▶ **Record excerpts**:
####

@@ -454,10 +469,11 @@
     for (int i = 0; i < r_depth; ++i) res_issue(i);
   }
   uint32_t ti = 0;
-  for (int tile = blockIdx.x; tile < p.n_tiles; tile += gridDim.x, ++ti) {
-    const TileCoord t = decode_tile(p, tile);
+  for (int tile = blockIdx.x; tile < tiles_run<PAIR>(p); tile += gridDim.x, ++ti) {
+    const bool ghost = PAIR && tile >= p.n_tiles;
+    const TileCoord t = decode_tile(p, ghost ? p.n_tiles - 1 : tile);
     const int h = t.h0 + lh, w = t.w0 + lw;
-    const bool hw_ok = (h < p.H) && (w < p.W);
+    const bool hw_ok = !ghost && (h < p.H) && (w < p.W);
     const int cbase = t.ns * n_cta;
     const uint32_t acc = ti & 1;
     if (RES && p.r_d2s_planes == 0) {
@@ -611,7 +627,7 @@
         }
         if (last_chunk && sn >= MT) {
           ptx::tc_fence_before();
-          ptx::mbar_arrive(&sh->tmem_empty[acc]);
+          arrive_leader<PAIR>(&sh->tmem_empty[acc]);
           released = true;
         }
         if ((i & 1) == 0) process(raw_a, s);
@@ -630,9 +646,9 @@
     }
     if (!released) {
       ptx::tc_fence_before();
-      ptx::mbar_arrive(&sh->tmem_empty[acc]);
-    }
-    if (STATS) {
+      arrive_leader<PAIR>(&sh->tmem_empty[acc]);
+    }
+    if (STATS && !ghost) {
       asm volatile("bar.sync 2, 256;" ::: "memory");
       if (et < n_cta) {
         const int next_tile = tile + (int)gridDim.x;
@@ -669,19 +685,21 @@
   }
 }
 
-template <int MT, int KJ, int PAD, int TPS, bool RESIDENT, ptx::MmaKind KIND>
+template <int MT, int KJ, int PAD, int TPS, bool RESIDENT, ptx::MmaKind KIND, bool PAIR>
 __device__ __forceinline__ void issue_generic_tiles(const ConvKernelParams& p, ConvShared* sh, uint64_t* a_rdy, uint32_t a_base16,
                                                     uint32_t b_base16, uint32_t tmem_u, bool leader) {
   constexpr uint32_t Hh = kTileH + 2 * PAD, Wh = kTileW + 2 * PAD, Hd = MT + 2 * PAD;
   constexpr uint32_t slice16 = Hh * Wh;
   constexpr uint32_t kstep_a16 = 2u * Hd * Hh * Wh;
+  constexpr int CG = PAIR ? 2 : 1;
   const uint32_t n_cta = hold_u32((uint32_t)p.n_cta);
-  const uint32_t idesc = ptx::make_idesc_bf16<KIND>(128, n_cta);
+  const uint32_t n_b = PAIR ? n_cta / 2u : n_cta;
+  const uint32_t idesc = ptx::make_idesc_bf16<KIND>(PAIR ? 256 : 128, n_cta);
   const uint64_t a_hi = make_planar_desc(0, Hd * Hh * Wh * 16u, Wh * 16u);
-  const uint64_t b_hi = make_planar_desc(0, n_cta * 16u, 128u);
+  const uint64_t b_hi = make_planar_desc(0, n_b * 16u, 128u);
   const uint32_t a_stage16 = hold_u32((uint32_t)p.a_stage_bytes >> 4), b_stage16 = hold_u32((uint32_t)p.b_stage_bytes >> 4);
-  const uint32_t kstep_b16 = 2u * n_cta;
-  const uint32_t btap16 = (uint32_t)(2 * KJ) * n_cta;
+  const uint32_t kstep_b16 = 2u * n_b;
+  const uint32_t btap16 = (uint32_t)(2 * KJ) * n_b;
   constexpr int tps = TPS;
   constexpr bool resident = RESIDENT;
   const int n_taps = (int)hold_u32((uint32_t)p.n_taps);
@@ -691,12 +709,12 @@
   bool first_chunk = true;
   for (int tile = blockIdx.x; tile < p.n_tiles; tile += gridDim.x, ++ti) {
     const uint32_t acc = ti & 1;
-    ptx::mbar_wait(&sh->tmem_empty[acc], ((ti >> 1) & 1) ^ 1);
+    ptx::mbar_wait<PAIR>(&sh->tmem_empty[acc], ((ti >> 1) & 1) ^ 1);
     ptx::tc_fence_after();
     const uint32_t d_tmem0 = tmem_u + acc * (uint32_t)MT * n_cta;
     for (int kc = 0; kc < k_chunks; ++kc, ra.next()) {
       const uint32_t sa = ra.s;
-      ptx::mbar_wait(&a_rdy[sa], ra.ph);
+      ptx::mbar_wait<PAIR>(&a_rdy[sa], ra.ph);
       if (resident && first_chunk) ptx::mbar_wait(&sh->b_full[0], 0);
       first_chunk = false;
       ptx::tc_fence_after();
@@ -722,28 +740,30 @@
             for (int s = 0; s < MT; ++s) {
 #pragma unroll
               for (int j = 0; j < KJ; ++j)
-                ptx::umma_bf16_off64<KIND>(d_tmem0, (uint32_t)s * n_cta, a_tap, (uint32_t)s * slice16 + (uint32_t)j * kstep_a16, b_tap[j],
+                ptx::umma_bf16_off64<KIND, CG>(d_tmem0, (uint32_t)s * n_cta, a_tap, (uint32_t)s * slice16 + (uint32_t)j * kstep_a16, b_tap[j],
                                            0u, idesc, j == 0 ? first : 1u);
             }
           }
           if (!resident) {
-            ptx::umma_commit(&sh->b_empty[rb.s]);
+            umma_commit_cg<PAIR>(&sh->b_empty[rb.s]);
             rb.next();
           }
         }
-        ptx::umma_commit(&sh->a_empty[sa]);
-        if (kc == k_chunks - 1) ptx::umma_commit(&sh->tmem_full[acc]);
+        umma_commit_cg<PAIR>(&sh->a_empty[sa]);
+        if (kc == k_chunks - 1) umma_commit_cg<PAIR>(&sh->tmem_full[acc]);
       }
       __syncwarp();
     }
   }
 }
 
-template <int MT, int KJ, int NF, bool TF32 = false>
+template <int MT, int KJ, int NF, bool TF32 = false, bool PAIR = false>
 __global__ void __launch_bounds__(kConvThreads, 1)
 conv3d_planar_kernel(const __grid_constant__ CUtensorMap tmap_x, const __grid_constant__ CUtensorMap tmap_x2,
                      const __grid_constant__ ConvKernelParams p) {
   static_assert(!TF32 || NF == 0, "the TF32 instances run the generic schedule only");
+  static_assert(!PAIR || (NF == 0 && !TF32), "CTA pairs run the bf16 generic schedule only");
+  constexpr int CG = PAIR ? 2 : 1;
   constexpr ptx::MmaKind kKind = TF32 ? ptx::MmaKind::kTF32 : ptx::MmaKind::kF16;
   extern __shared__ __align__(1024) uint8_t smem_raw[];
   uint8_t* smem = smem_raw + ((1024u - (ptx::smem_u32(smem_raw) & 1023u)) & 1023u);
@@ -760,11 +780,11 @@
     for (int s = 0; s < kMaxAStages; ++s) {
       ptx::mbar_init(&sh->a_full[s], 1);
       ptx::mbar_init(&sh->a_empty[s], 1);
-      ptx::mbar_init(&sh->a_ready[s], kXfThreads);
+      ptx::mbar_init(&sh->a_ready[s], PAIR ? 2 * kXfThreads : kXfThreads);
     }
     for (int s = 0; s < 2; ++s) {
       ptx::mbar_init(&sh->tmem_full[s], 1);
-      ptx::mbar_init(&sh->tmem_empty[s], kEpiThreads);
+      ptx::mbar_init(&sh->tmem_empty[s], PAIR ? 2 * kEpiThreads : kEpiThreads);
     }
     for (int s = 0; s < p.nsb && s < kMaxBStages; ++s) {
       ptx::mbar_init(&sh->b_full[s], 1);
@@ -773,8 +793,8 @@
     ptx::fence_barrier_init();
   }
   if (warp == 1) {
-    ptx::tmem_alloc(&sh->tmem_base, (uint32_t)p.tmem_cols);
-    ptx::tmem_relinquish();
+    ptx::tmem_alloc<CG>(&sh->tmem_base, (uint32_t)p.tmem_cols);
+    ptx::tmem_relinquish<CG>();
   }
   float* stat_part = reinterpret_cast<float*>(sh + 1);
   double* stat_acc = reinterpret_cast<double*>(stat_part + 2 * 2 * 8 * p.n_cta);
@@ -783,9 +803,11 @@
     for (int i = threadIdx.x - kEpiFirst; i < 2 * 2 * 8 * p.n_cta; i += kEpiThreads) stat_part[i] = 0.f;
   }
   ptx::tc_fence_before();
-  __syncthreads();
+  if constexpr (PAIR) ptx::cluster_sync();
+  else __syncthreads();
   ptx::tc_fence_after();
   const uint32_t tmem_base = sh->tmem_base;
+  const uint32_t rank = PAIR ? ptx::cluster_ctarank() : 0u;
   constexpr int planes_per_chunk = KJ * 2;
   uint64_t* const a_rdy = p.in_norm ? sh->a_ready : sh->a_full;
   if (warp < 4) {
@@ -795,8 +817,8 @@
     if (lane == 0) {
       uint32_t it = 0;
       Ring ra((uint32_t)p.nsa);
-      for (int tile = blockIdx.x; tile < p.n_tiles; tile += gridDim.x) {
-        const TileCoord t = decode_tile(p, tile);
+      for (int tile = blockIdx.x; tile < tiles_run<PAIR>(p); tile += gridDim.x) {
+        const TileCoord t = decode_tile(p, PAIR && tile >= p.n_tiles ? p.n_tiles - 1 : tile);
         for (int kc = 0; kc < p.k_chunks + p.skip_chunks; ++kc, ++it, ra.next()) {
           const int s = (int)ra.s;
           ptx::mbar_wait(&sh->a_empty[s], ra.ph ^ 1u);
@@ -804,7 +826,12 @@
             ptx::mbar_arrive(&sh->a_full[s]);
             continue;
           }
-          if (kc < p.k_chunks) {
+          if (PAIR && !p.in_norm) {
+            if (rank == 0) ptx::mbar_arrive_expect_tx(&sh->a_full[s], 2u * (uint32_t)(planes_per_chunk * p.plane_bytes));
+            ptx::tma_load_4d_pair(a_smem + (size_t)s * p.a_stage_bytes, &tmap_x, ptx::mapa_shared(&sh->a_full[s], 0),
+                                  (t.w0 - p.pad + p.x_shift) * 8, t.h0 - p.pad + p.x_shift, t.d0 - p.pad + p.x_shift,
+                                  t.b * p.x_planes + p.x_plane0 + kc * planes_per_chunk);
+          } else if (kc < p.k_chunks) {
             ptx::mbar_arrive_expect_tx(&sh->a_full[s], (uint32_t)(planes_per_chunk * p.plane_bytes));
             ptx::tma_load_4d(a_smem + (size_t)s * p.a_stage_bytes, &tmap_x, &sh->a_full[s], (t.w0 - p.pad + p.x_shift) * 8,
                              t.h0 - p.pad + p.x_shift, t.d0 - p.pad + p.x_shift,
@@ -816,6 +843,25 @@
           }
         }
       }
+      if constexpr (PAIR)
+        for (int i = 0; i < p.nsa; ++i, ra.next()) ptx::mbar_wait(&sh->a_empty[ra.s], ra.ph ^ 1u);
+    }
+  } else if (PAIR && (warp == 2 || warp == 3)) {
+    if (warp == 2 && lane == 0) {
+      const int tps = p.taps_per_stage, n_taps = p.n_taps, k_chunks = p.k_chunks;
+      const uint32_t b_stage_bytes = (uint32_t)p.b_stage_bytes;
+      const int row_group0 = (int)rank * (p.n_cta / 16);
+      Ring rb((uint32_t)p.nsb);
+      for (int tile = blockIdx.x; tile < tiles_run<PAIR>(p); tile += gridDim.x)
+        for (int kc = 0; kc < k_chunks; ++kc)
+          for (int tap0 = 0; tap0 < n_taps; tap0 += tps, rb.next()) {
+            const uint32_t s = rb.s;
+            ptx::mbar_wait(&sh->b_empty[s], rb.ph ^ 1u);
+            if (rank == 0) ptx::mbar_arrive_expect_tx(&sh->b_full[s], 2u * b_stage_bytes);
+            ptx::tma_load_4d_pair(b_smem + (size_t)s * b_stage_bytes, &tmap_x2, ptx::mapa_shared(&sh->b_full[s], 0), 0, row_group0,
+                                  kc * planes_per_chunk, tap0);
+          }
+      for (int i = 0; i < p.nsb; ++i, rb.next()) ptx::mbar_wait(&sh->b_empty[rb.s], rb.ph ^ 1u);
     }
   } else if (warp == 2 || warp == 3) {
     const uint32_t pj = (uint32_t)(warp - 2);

####

▶ **Exercise directions**: In the listing above, the lines from the one containing "-783,9 +803,11 @@" through the one containing "const uint32_t tmem_base = sh->tmem_base;" must be set down exactly, with no other lines.

▶ **Response box**:
@@ -783,9 +803,11 @@
     for (int i = threadIdx.x - kEpiFirst; i < 2 * 2 * 8 * p.n_cta; i += kEpiThreads) stat_part[i] = 0.f;
   }
   ptx::tc_fence_before();
-  __syncthreads();
+  if constexpr (PAIR) ptx::cluster_sync();
+  else __syncthreads();
   ptx::tc_fence_after();
   const uint32_t tmem_base = sh->tmem_base;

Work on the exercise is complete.